Product Listings are Required for All Products Marketed in the United States

Under MoCRA, each marketed cosmetic product must be registered with the FDA by the assigned Responsible Person. Each registered product must include information, such as information on the product ingredients, and must be updated anually.

Responsible person means the manufacturer, packer, or distributor of a cosmetic product whose name appears on the label of such cosmetic product in accordance with section 609(a) of the FD&C Act or section 4(a) of the Fair Packaging and Labeling Act.

Manufacturers Should Comply with Current Good Manufacturing Practices (cGMP)

As its name implies, cGMP allows manufacturers to demonstrate their commitment to safeguarding the quality and safety of their finished cosmetics products.

MoCRA requires that industry comply with regulations that FDA will establish for cGMP. While these regulations are not yet finalized, it is recommended manufacturers begin to ensure compliance with the guidance outlined in Draft Guidance for Industry: Cosmetic Good Manufacturing Practices.

Additionally, as the US Food and Drug Administration (FDA) is continuing their harmonization efforts with International Organization for Standardization (ISO) standards, it is recommended for manufacturers to comply with ISO standard for cosmetic GMPs (ISO 22716:2007).

 

Mandatory Reporting of Serious Adverse Events

MoCRA Grants the FDA Mandatory Recall Authority

In the case where the agency determines that there is a reasonable probability that a cosmetic is adulterated or misbranded and the use of or exposure to the cosmetic will cause serious adverse health consequences or death, and the responsible person has not already done so voluntarily, MoCRA gives the US Food and Drug Administration the authority to order a mandatory recall of said cosmetics product.

In the event a product recall is necessary, responsible persons should have formal recall procedures already in place to allow for swift and effective enactment of the product recall.

Adequate Safety Substantiation of Cosmetic Products

Companies and individuals who manufacture or market cosmetics have a responsibility to ensure the safety of their products. While there are no formal guidelines on the specific tests required to demonstrate the safety of individual products or ingredients, responsible persons are required to ensure and maintain records supporting adequate safety substantiation of their cosmetic products and have that data readily available upon FDA inspection.

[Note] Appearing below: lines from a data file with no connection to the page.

#ifdef NNGP_TIMING_KNOBS
    const bool stamping = (ablate & 256) && blockIdx.x == 0 && (wave == 0 || wave == 4) && lane == 0;
    unsigned long long st_last = 0, st_k0 = 0, st_r0 = 0;
    if (stamping) { st_k0 = __builtin_amdgcn_s_memtime(); st_r0 = __builtin_amdgcn_s_memrealtime(); }
#define H3_STAMP(i) do { if (stamping) { const unsigned long long now_ = __builtin_amdgcn_s_memtime(); \
                         if ((i) >= 0) g_h3_stamps[(wave >> 2) * 8 + ((i) < 0 ? 0 : (i))] += now_ - st_last; st_last = now_; } } while (0)
#else
#define H3_STAMP(i) do { } while (0)
#endif
    Tile tl = {};
    bool have = fetch_tile(tl);
    if (have) {
        cursor_reset();
        const int64_t k0 = cursor_take();
        glds_b(0, k0, tl.pb);
        glds_a(0, k0, tl.pa);
    }
    while (have) {
        f32x4v acc[8][4];
#pragma unroll
        for (int i = 0; i < 8; ++i)
#pragma unroll
            for (int j = 0; j < 4; ++j) acc[i][j] = f32x4v{0.0f, 0.0f, 0.0f, 0.0f};

        asm volatile("s_waitcnt vmcnt(0)" ::: "memory");
        __builtin_amdgcn_s_barrier();
        if (group == 1) __builtin_amdgcn_s_barrier();
        H3_STAMP(st_last == 0 ? -1 : 4);
        int next_slot = 0;
        for (int t = 0; t < nstage; ++t) {
            const char* sa_ = smem + (t & 1) * HSTAGE;
            const char* sb_ = sa_ + HT * HROW;
            const bool more = t + 1 < nstage && !(ablate & 1);
            const int64_t knext = more ? cursor_take() : 0;
            h8 bh[4], bl[4], ah[4], al[4];
#pragma unroll
            for (int j = 0; j < 4; ++j) {
                const int rb = (w4 * 64 + j * 16) * HROW;
                bh[j] = *reinterpret_cast<const h8*>(sb_ + rb + frag_hi);
                bl[j] = *reinterpret_cast<const h8*>(sb_ + rb + frag_lo);
            }
#pragma unroll
            for (int i = 0; i < 4; ++i) {
                const int rb = (group * 128 + i * 16) * HROW;
                ah[i] = *reinterpret_cast<const h8*>(sa_ + rb + frag_hi);
                al[i] = *reinterpret_cast<const h8*>(sa_ + rb + frag_lo);
            }
            if (more) {
                glds_b(t + 1, knext, tl.pb);
                if (t > 0) asm volatile("s_waitcnt vmcnt(4)" ::: "memory");
            } else {
                asm volatile("s_waitcnt vmcnt(0)" ::: "memory");
                if (tid == 0) next_slot = atomicAdd(&counters[vx], 1);
            }
            asm volatile("s_waitcnt lgkmcnt(0)" ::: "memory");
            __builtin_amdgcn_sched_barrier(0);
            __builtin_amdgcn_s_barrier();
            __builtin_amdgcn_sched_barrier(0);
            __builtin_amdgcn_s_setprio(1);
            if (!(ablate & 2)) {
#pragma unroll
                for (int i = 0; i < 4; ++i)
#pragma unroll
                    for (int j = 0; j < 4; ++j) acc[i][j] = __builtin_amdgcn_mfma_f32_16x16x32_f16(bl[j], ah[i], acc[i][j], 0, 0, 0);
#pragma unroll
                for (int i = 0; i < 4; ++i)
#pragma unroll
                    for (int j = 0; j < 4; ++j) acc[i][j] = __builtin_amdgcn_mfma_f32_16x16x32_f16(bh[j], al[i], acc[i][j], 0, 0, 0);
#pragma unroll
                for (int i = 0; i < 4; ++i)
#pragma unroll
                    for (int j = 0; j < 4; ++j) acc[i][j] = __builtin_amdgcn_mfma_f32_16x16x32_f16(bh[j], ah[i], acc[i][j], 0, 0, 0);
            } else {
#pragma unroll
                for (int i = 0; i < 4; ++i) asm volatile("" ::"v"(ah[i]), "v"(al[i]), "v"(bh[i]), "v"(bl[i]));
            }
            __builtin_amdgcn_s_setprio(0);
            __builtin_amdgcn_sched_barrier(0);
            __builtin_amdgcn_s_barrier();
            __builtin_amdgcn_sched_barrier(0);
#pragma unroll
            for (int i = 0; i < 4; ++i) {
                const int rb = (group * 128 + 64 + i * 16) * HROW;
                ah[i] = *reinterpret_cast<const h8*>(sa_ + rb + frag_hi);
                al[i] = *reinterpret_cast<const h8*>(sa_ + rb + frag_lo);
            }
            if (more) {
                glds_a(t + 1, knext, tl.pa);
                asm volatile("s_waitcnt vmcnt(4)" ::: "memory");
            }
            asm volatile("s_waitcnt lgkmcnt(0)" ::: "memory");
            __builtin_amdgcn_sched_barrier(0);
            __builtin_amdgcn_s_barrier();
            __builtin_amdgcn_sched_barrier(0);
            __builtin_amdgcn_s_setprio(1);
            if (!(ablate & 2)) {
#pragma unroll
                for (int i = 0; i < 4; ++i)
#pragma unroll
                    for (int j = 0; j < 4; ++j) acc[4 + i][j] = __builtin_amdgcn_mfma_f32_16x16x32_f16(bl[j], ah[i], acc[4 + i][j], 0, 0, 0);
#pragma unroll
                for (int i = 0; i < 4; ++i)
#pragma unroll
                    for (int j = 0; j < 4; ++j) acc[4 + i][j] = __builtin_amdgcn_mfma_f32_16x16x32_f16(bh[j], al[i], acc[4 + i][j], 0, 0, 0);
#pragma unroll
                for (int i = 0; i < 4; ++i)
#pragma unroll
                    for (int j = 0; j < 4; ++j) acc[4 + i][j] = __builtin_amdgcn_mfma_f32_16x16x32_f16(bh[j], ah[i], acc[4 + i][j], 0, 0, 0);
            } else {
#pragma unroll
                for (int i = 0; i < 4; ++i) asm volatile("" ::"v"(ah[i]), "v"(al[i]), "v"(bh[i]), "v"(bl[i]));
            }
            __builtin_amdgcn_s_setprio(0);
            __builtin_amdgcn_sched_barrier(0);
            if (more) asm volatile("s_waitcnt vmcnt(2)" ::: "memory");
            __builtin_amdgcn_s_barrier();
            __builtin_amdgcn_sched_barrier(0);
        }
        if (group == 0) __builtin_amdgcn_s_barrier();

        H3_STAMP(0);
        const Tile ct = tl;
        if (tid == 0) s_slot = next_slot;
        __syncthreads();
        int slot = __builtin_amdgcn_readfirstlane(s_slot);
        __syncthreads();
        have = slot < slots_per_xcd && decode(slot, tl);
        if (!have) {
            if (slot >= slots_per_xcd) {
                ++tries;
                vx = (vx + 1) & 7;
            }
            have = tries < 8 && fetch_tile(tl);
        }

        H3_STAMP(1);
        const int m = ct.m, n = ct.n, diag_shift = ct.shift;
        const int row_base = ct.row0 + group * 128;
        const int col_base = ct.col0 + w4 * 64;
        const unsigned voff = ((unsigned)r16 * (unsigned)ldc + 4u * (unsigned)q4) * 4u;
        char* cw = reinterpret_cast<char*>(ct.pc + (int64_t)(group * 128) * ldc + w4 * 64);
        const int64_t band = (int64_t)16 * ldc * 4;
        const bool full = !(ablate & 8) && beta != 0.0f && col_base + 64 <= n && row_base + 128 <= m &&
                          !(LOWER && (col_base >> 7) > ((row_base + diag_shift) >> 7));
        if (full) {
            constexpr int RB = 3;
            char* stage_c = smem + (wave * 20480);
            if (!(ablate & 16)) {
#pragma unroll
                for (int i = RB; i < 8; ++i)
#pragma unroll
                    for (int j = 0; j < 4; ++j)
                        __builtin_amdgcn_global_load_lds((glb_void*)(cw + i * band + voff + 64 * j),
                                                         (lds_void*)(stage_c + ((i - RB) * 4 + j) * 1024), 16, 0, (ablate & 64) ? 2 : 0);
            }
            f32x4v cold[RB][4];
            float ra[8];
#pragma unroll
            for (int i = 0; i < 8; ++i) ra[i] = alpha * (row_alpha != nullptr ? row_alpha[row_base + 16 * i + r16] : 1.0f);
#pragma unroll
            for (int i = 0; i < RB; ++i)
#pragma unroll
                for (int j = 0; j < 4; ++j)
                    cold[i][j] = (ablate & 16) ? f32x4v{0.0f, 0.0f, 0.0f, 0.0f}
                                                : (ablate & 64) ? __builtin_nontemporal_load(reinterpret_cast<const f32x4v*>(cw + i * band + voff + 64 * j))
                                                                : *reinterpret_cast<const f32x4v*>(cw + i * band + voff + 64 * j);
            auto fma_b = [&](int i, int slot_) {
#pragma unroll
                for (int j = 0; j < 4; ++j) {
#pragma unroll
                    for (int r = 0; r < 4; ++r) acc[i][j][r] = fmaf(beta, cold[slot_][j][r], ra[i] * acc[i][j][r]);
                    asm volatile("" : "+v"(acc[i][j]) : : "memory");
                }
            };
#pragma unroll
            for (int i = 0; i < RB; ++i) fma_b(i, i);
            asm volatile("s_waitcnt vmcnt(0)" ::: "memory");
#pragma unroll
            for (int i = RB; i < 8; ++i) {
#pragma unroll
                for (int j = 0; j < 4; ++j)
                    cold[(i - RB) % RB][j] = (ablate & 16) ? f32x4v{0.0f, 0.0f, 0.0f, 0.0f}
                                                           : *reinterpret_cast<const f32x4v*>(stage_c + ((i - RB) * 4 + j) * 1024 + lane * 16);
                fma_b(i, (i - RB) % RB);
            }
            H3_STAMP(2);
#pragma unroll
            for (int i = 0; i < 8; ++i)
#pragma unroll
                for (int j = 0; j < 4; ++j) {
                    if (ablate & 32)
                        asm volatile("" ::"v"(acc[i][j]));
                    else if (ablate & 64)
                        __builtin_nontemporal_store(acc[i][j], reinterpret_cast<f32x4v*>(cw + i * band + voff + 64 * j));
                    else
                        *reinterpret_cast<f32x4v*>(cw + i * band + voff + 64 * j) = acc[i][j];
                }
        } else {
#pragma unroll 1
            for (int i = 0; i < 8; ++i) {
                const int r0 = row_base + 16 * i;
                const bool live = col_base < n && r0 < m && !(LOWER && (col_base >> 7) > ((r0 + diag_shift) >> 7)) && !(ablate & 8);
                f32x4v v[4];
#pragma unroll
                for (int j = 0; j < 4; ++j) {
                    v[j] = acc[0][j];
#pragma unroll
                    for (int ii = 1; ii < 8; ++ii)
                        if (i == ii) v[j] = acc[ii][j];
                }
                if (!live) continue;
                const float sa = alpha * (row_alpha != nullptr ? row_alpha[r0 + r16] : 1.0f);
#pragma unroll
                for (int j = 0; j < 4; ++j) {
                    f32x4v* pc = reinterpret_cast<f32x4v*>(cw + i * band + voff + 64 * j);
                    f32x4v o = v[j];
                    if (beta != 0.0f) {
                        const f32x4v c0 = *pc;
#pragma unroll
                        for (int r = 0; r < 4; ++r) o[r] = fmaf(beta, c0[r], sa * o[r]);
                    } else {
#pragma unroll
                        for (int r = 0; r < 4; ++r) o[r] *= sa;
                    }
                    *pc = o;
                }
            }
        }
        H3_STAMP(3);
#ifdef NNGP_TIMING_KNOBS
        if (stamping) g_h3_stamps[(wave >> 2) * 8 + 5] += 1;
#endif
        if (ablate & 8) {
#pragma unroll
            for (int i = 0; i < 8; ++i)
#pragma unroll
                for (int j = 0; j < 4; ++j) asm volatile("" ::"v"(acc[i][j]));
        }
        if (have) {
            asm volatile("s_waitcnt lgkmcnt(0)" ::: "memory");
            __builtin_amdgcn_s_barrier();
            cursor_reset();
            const int64_t k0 = cursor_take();
            glds_b(0, k0, tl.pb);
            glds_a(0, k0, tl.pa);
        }
    }
#ifdef NNGP_TIMING_KNOBS
    if (stamping) {
        g_h3_stamps[(wave >> 2) * 8 + 6] += __builtin_amdgcn_s_memtime() - st_k0;
        g_h3_stamps[(wave >> 2) * 8 + 7] += __builtin_amdgcn_s_memrealtime() - st_r0;
    }
#endif
#undef H3_STAMP
    if (tid == 0 && atomicAdd(&counters[8], 1) == total_wgs - 1)
        for (int i = 0; i < 9; ++i) __hip_atomic_store(&counters[i], 0, __ATOMIC_RELAXED, __HIP_MEMORY_SCOPE_AGENT);
}

}

int launch_split_rows(const float* p, int64_t ld, int64_t rows, int64_t k, float scale, char* out, int64_t out_ld,
                      hipStream_t s) {
    if (rows <= 0) return 0;
    NNGP_REQUIRE(k > 0 && k % 32 == 0 && ld % 4 == 0 && ((uintptr_t)p & 15) == 0 && ((uintptr_t)out & 15) == 0 &&
                     out_ld >= 4 * k && out_ld % 16 == 0,
                 "split_rows: k must be a multiple of 32 and the operands 16-byte aligned");
    const int64_t total = rows * (k / 8);
    hipLaunchKernelGGL(k_split_rows, dim3((unsigned)((total + 255) / 256)), dim3(256), 0, s, p, ld, rows, (int)(k / 8),
                       scale, out, out_ld);
    NNGP_HIP_CHECK(hipGetLastError());
    return 0;
}
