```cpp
int32_t relmc_debug_set(relmc_ctx* ctx, const char* key, int32_t value)
{
    if (!ctx || !key) return RELMC_ERR_INVALID;
    const bool v = value != 0;
    if (!std::strcmp(key, "no_retry")) ctx->sw.no_retry = v;
    else if (!std::strcmp(key, "retry_dense_first")) ctx->sw.retry_dense_first = v;
    else if (!std::strcmp(key, "nsq_no_stretch")) ctx->sw.nsq_no_stretch = v;
    else if (!std::strcmp(key, "db_no_probe")) ctx->sw.db_no_probe = v;
    else if (!std::strcmp(key, "dynamic_shape")) ctx->sw.dynamic_shape = v;
    else if (!std::strcmp(key, "static_tail")) ctx->sw.static_tail = v;
    else return fail(ctx, RELMC_ERR_INVALID, std::string("relmc_debug_set: unknown switch ") + key);
    return RELMC_OK;
}

}
```

### powersystemsreliabilityassessment_amd/csrc/relmc_dev.h

```cpp
#pragma once
#include <stdint.h>

namespace relmc {

template <int RW_, int BS_, int LS_, int IS_, int NCOMPMAX_, int MAXPASS_, int MAXOFF_, int WPB_>
struct TileT {
    static constexpr int RW = RW_;
    static constexpr int BS = BS_;
    static constexpr int LS = LS_;
    static constexpr int IS = IS_;
    static constexpr int NBT = BS_ * RW_;
    static constexpr int NLT = LS_ * RW_;
    static constexpr int NIT = IS_ * RW_;
    static constexpr int SPW = 64 / RW_;
    static constexpr int NCOMPMAX = NCOMPMAX_;
    static constexpr int OW = NCOMPMAX_ / 32;
    static constexpr int MAXPASS = MAXPASS_;
    static constexpr int MAXOFF = MAXOFF_;
    static constexpr int WPB = WPB_;
    static_assert(BS_ <= 2 && LS_ <= 3 && IS_ <= 4, "the per-lane flag word has room for 2 bus, 3 line and 4 injection slots");
};
using Tile24 = TileT<16, 2, 3, 4, 128, 96, 160, 4>;
using Tile96 = TileT<64, 2, 2, 3, 256, 64, 320, 8>;
constexpr int DEGMAX = 8;
// ... 70 lines not shown
    int64_t n;
    int32_t policy, max_it;
    double feastol, gradtol, comptol, costtol, xi, sigma, z0, alpha_min, max_stepsize;
    const uint8_t* states;
    double* dns;
    double* nodal;
    int32_t* status;
    int32_t* iters;
    void* partial;
    uint32_t prio_mode;
    uint32_t scen_doubles;
    uint32_t stash_off;
    uint32_t case_bytes;
    unsigned long long* timing;
    double fail_threshold;
    const double* load_scale;
    const uint32_t* seq_masks;
    const uint32_t* seq_offsets;
    const uint16_t* seq_hours;
    const double* load_factors;
    double* curt;
    int32_t seq_nyears, seq_hpy;
    const uint32_t* memo_keys;
    const uint32_t* memo_perm;
    const uint32_t* memo_start;
    int64_t db_first;
    uint32_t* fail_count;
    FailRec* fail_list;
    uint32_t fail_cap;
    int32_t tail_groups;
    int64_t unit_base;
    union { double* dense; void* tail_rec; };
    union { uint64_t dense_stride; uint32_t* tail_count; };
};

struct ScreenTab {
    int32_t nl, ng, valid, pad;
    double total_load;
    double sum_pmin, sum_rng;
    const double* pmin;
    const double* rng;
    const double* f_min;
    const double* f_rng;
    const double* f_load;
    const double* lim;
    const double* gpair;
    const double* hmat;
    const uint8_t* bridge;
};

struct DevAcc {
    long long n, n_fail, n_singular, n_infeasible, n_nonconverged, sum_iters;
    long long comp_fail[256];
    long long n_screened;
    double sum_dns, sum_dns2;
    double sum_nodal[128];
};

constexpr int FIN_ITEMS = 8 + 256 + 128;

constexpr int NCOMPMAX = 128;
constexpr int SEQ_NCOMPMAX = 256;
struct SeqCase {
    int32_t ncomp, hpy, mw, pad;
    double mttf[SEQ_NCOMPMAX], mttr[SEQ_NCOMPMAX];
};
// ... 78 lines not shown
```

### powersystemsreliabilityassessment_amd/csrc/relmc_dev_switches.h

```cpp
#pragma once
#include <cstdlib>

#include "relmc_ctx.h"
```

Responsible persons are encouraged to use safety data that is already available on individual ingredients and on products with similar formulations to support the safety of their products. It may also be necessary to conduct toxicological and other testing methods to fill in any gaps in the information that’s available to determine the safety of each ingredient and the finished product. All data used to support the safety of the product are required to have been derived from scientifically robust methods.

Unsure if your data fully demonstrates the FDA’s expectation for safety substantiation? Accorto can conduct a full review of your safety substantiation data, complete a gap analysis on any additional data or testing needed to fulfill the FDA’s legal requirement for safety, and provide a strategic plan to address data deficiencies.

Additional Label Requirements and Allergen Warnings

MoCRA establishes labeling requirements for all cosmetics products, including general requirements around contact information as well as required warnings for fragrance allergens.

Labels are now required to include the domestic address, domestic phone number, and electronic contact information (such as a website or email address) for the responsible person to ensure consumers are easily able to report cases of adverse events.

Additionally, manufacturers must now identify each fragrance allergen included in said product and provide clear warnings on the label to alert consumers to those allergens. Substances that are fragrance allergens for the purposes of this regulation will be determined by the Agency and a notice will be issued to industry for implementation.